* Your objective *
In the listing below, how many lines hold the string "keep"? Reply with the number and nothing else.

* Exercise inputs *
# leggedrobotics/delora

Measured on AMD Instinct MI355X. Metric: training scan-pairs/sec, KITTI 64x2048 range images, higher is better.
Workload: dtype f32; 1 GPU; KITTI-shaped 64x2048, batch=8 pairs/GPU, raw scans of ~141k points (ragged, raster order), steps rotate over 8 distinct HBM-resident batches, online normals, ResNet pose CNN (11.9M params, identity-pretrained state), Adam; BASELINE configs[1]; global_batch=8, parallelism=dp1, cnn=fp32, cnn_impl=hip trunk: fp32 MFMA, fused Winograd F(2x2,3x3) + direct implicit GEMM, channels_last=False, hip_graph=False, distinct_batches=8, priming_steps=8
---
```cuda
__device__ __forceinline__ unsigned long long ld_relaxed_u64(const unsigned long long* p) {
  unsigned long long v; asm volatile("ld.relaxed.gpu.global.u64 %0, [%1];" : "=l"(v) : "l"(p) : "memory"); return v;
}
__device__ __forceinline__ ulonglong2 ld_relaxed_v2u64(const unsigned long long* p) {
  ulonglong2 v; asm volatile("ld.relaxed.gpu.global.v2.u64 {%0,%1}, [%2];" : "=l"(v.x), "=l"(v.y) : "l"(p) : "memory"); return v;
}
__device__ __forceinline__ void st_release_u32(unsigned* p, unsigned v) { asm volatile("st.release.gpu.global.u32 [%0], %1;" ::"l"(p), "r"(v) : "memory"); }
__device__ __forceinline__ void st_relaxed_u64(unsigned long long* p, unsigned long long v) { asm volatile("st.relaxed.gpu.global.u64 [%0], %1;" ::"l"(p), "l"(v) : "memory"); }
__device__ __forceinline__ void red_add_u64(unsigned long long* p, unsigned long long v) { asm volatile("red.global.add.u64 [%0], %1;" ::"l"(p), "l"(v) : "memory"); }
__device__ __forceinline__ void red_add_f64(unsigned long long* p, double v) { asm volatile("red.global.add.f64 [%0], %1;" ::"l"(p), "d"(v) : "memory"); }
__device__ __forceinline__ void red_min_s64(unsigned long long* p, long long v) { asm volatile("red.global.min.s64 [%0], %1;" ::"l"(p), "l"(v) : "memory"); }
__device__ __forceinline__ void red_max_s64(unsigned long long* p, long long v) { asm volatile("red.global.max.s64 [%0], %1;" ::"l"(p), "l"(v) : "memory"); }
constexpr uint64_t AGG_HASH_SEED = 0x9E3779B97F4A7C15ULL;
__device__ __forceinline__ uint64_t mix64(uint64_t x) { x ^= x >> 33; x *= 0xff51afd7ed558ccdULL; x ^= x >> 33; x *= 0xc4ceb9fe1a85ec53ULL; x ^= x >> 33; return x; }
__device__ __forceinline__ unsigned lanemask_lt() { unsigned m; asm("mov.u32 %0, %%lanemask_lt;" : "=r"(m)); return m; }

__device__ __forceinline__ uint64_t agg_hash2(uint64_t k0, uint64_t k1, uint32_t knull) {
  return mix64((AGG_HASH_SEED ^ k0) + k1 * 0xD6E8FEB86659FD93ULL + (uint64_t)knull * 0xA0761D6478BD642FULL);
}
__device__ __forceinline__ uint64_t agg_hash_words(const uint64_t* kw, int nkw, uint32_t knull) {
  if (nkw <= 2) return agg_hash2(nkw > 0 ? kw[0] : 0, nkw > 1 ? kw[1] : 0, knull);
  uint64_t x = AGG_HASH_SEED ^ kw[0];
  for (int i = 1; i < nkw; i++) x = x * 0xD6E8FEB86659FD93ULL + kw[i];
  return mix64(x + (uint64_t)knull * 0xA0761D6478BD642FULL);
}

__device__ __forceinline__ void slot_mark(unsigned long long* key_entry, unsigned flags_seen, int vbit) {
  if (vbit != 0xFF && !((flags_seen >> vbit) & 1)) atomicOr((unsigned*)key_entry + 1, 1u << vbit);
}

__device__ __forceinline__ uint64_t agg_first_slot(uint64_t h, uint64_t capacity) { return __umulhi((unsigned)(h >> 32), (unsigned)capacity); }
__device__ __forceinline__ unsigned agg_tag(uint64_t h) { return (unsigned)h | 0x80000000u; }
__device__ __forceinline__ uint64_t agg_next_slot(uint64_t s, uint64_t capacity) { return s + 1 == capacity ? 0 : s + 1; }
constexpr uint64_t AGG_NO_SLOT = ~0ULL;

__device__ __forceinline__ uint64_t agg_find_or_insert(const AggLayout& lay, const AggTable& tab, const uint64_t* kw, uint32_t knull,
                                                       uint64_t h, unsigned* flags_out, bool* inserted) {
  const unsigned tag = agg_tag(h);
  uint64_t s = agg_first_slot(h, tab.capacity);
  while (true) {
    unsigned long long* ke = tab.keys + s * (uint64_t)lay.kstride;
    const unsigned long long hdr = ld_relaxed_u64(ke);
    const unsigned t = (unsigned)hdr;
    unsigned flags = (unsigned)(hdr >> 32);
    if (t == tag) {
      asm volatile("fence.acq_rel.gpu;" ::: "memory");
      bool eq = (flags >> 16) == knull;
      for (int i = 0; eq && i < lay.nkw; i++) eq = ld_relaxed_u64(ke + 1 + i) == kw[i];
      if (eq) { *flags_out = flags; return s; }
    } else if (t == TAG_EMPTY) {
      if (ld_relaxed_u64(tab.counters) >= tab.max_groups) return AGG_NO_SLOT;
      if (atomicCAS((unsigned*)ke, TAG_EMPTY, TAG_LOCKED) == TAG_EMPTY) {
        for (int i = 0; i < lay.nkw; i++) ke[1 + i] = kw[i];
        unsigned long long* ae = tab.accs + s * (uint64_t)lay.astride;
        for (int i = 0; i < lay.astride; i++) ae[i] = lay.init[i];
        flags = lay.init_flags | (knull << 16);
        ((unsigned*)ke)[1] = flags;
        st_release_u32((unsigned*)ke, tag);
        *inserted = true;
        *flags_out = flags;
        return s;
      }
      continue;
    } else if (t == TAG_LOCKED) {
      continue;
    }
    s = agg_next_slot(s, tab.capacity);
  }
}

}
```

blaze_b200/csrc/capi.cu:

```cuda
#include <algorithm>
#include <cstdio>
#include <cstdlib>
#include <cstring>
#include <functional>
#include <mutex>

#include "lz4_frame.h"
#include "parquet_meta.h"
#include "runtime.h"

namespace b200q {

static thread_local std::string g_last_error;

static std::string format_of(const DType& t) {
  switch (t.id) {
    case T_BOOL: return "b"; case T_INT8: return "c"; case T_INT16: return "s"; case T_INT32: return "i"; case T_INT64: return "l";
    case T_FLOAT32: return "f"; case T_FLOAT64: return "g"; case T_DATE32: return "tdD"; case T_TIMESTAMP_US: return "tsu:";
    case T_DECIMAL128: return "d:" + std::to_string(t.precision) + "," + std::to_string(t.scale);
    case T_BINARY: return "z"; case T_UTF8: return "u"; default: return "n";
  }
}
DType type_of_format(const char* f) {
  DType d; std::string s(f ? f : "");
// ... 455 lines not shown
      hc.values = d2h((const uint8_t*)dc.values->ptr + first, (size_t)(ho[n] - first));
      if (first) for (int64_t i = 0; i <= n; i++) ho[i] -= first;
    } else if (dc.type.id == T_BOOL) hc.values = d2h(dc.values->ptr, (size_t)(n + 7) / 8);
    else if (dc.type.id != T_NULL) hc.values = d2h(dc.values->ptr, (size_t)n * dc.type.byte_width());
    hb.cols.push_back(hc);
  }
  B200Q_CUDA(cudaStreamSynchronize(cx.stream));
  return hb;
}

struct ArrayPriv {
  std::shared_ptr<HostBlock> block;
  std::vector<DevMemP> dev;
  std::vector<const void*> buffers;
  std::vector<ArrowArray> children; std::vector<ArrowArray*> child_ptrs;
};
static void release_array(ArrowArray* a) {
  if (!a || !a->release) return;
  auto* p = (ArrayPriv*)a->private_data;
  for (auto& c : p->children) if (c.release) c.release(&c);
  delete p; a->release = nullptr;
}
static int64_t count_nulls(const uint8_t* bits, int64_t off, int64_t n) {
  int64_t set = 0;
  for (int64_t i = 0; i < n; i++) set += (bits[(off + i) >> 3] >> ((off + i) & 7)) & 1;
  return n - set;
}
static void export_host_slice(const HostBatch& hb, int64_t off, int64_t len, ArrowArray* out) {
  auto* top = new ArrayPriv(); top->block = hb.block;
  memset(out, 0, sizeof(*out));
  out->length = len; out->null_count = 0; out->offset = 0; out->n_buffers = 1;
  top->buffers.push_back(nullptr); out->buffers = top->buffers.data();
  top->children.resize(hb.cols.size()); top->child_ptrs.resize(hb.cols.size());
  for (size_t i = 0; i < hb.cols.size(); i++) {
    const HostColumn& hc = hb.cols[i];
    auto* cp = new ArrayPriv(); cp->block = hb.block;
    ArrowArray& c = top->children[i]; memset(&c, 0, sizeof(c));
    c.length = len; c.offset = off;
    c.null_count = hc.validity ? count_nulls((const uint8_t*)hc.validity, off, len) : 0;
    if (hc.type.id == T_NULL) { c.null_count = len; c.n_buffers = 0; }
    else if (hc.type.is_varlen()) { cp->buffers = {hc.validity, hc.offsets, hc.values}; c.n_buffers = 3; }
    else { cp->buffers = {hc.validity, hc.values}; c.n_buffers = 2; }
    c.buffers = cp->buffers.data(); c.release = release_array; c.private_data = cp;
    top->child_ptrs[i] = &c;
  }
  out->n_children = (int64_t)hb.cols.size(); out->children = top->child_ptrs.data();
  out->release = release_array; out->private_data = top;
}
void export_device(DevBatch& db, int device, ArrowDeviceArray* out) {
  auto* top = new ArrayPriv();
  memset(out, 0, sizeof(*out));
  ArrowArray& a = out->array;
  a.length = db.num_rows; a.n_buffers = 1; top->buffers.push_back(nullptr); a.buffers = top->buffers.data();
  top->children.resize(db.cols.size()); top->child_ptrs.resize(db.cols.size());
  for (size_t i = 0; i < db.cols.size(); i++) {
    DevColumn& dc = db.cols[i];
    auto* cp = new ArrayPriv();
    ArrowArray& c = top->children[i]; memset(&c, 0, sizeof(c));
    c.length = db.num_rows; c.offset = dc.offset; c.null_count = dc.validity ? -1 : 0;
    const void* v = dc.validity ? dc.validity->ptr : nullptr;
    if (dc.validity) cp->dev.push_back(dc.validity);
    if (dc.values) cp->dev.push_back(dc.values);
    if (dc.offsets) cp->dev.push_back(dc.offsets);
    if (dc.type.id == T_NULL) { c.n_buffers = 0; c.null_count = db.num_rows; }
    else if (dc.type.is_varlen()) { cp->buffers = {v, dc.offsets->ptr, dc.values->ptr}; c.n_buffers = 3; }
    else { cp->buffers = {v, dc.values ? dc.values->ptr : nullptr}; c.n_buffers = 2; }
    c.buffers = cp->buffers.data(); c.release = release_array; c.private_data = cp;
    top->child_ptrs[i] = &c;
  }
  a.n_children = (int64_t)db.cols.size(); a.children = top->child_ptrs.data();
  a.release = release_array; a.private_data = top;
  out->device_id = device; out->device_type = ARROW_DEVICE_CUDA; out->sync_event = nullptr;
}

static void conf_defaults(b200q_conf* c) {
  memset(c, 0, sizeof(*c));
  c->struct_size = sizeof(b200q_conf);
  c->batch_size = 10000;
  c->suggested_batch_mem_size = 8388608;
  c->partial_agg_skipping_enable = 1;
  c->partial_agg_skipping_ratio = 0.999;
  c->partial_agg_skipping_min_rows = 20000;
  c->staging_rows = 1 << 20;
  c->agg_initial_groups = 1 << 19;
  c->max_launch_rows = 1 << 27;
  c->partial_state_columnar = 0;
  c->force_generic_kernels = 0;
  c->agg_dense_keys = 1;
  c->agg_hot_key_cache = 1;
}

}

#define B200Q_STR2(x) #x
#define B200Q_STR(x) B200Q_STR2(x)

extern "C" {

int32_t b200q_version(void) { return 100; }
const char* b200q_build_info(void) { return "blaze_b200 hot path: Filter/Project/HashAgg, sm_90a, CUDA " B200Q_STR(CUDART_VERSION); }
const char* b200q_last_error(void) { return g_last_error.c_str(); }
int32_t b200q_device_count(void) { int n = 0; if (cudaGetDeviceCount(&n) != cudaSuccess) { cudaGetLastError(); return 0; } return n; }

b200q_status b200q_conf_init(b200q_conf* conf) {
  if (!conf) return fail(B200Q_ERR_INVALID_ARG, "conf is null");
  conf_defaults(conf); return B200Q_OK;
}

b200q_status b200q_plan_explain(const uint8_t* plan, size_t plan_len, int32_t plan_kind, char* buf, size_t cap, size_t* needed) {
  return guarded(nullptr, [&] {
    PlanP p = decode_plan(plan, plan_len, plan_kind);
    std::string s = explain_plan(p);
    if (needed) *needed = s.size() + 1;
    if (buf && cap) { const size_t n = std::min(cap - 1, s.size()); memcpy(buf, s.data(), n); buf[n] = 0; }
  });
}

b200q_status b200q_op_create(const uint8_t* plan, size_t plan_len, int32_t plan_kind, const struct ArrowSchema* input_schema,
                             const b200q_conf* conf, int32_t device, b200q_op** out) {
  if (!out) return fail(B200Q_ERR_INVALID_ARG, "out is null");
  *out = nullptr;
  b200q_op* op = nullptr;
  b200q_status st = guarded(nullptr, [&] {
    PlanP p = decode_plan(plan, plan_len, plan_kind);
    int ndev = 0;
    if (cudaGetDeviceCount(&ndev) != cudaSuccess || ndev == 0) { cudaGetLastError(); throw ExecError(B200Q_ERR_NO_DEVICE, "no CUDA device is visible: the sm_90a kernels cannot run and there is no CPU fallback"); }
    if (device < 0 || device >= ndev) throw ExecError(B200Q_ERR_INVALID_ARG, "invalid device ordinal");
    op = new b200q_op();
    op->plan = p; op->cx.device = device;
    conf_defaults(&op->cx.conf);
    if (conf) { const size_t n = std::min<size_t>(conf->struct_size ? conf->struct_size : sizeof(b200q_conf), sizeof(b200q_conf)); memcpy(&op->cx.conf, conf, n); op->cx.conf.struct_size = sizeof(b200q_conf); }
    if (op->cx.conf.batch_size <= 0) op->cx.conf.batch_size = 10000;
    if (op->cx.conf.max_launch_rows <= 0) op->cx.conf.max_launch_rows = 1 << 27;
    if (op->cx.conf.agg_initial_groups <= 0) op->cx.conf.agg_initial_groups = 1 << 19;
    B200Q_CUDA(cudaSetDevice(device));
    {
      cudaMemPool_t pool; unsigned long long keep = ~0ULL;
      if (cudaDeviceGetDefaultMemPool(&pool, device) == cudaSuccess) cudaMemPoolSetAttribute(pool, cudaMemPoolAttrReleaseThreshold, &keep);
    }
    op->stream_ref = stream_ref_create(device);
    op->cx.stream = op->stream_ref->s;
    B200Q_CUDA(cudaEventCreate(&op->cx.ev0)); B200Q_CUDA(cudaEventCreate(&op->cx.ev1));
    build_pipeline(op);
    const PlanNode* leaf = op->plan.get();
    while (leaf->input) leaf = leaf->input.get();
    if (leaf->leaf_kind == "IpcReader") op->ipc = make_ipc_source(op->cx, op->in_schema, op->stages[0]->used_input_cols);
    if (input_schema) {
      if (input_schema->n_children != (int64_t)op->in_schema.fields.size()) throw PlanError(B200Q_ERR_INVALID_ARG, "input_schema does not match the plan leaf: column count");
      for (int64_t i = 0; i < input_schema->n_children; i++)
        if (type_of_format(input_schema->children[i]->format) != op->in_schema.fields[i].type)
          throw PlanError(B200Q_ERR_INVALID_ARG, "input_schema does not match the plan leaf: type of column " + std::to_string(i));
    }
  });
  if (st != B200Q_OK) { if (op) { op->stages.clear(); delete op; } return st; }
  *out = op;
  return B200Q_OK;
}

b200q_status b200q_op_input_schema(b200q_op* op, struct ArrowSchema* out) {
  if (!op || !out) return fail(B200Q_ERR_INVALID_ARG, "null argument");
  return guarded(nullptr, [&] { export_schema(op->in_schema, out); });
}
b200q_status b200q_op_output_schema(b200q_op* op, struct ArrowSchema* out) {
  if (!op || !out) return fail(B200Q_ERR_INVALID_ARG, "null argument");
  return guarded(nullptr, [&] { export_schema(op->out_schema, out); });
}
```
* * *
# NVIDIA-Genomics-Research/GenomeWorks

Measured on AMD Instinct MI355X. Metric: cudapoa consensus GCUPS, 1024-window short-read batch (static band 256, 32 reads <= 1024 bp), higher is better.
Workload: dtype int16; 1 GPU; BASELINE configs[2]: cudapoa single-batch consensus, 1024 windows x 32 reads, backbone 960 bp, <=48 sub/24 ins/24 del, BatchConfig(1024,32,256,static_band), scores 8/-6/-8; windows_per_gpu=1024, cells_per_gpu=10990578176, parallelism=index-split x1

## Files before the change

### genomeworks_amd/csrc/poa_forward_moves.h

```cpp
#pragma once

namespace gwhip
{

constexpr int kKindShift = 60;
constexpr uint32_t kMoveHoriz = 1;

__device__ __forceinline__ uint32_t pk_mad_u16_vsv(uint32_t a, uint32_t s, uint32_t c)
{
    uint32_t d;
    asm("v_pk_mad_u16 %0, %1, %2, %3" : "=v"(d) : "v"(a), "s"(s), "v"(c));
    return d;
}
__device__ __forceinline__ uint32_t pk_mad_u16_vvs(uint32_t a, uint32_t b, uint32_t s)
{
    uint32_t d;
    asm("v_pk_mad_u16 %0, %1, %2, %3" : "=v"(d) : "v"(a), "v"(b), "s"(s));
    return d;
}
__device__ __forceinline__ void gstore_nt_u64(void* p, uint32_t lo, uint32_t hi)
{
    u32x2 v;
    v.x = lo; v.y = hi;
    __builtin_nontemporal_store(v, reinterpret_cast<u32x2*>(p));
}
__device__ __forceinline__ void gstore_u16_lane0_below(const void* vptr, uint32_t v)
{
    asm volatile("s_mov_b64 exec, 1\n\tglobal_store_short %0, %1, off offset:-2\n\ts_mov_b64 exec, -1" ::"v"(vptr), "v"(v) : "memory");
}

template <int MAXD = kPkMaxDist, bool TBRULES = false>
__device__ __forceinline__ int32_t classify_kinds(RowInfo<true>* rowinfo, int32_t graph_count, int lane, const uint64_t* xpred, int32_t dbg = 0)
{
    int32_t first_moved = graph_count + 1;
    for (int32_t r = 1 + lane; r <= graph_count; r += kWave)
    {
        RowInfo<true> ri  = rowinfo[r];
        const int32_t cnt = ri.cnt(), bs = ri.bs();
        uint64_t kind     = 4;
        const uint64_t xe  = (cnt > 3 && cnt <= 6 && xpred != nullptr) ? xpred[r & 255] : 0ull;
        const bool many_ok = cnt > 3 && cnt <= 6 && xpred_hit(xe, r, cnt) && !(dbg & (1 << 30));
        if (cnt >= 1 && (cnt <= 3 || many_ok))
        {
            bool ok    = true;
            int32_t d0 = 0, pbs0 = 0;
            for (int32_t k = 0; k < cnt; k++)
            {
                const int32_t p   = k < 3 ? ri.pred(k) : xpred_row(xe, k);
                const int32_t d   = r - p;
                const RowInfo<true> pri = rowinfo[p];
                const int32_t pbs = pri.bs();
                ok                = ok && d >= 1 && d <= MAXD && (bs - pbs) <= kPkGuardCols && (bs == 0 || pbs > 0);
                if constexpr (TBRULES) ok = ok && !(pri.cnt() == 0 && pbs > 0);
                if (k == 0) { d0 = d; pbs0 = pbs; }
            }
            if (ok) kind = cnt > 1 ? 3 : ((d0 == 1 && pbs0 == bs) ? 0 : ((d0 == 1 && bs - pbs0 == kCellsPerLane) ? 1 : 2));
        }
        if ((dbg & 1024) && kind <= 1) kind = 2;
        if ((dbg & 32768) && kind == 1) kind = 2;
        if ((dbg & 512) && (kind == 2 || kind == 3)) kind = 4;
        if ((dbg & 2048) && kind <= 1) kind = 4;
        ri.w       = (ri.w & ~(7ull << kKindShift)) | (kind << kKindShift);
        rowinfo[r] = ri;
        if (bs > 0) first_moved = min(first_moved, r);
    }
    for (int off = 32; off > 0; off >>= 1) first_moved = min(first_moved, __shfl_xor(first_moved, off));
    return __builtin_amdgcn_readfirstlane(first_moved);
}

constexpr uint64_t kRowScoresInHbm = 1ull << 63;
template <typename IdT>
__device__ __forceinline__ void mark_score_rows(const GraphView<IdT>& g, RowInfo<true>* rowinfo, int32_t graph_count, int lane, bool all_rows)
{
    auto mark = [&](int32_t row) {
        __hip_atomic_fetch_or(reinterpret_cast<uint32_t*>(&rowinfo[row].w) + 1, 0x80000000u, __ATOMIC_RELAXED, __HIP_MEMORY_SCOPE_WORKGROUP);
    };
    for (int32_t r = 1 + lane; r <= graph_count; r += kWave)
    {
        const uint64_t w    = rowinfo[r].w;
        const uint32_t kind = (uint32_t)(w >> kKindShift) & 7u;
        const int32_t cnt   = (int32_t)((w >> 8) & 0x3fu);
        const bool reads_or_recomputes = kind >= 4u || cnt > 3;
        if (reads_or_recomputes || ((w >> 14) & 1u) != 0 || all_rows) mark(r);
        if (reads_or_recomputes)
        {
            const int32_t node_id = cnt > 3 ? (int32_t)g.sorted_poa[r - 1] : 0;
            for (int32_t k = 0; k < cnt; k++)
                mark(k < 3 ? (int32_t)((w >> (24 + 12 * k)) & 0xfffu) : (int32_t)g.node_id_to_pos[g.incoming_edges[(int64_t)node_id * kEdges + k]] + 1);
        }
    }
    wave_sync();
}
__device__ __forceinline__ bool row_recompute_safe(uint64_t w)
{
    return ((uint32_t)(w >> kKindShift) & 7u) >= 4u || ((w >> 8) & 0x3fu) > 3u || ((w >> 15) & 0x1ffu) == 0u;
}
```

* Reply to the exercise *
2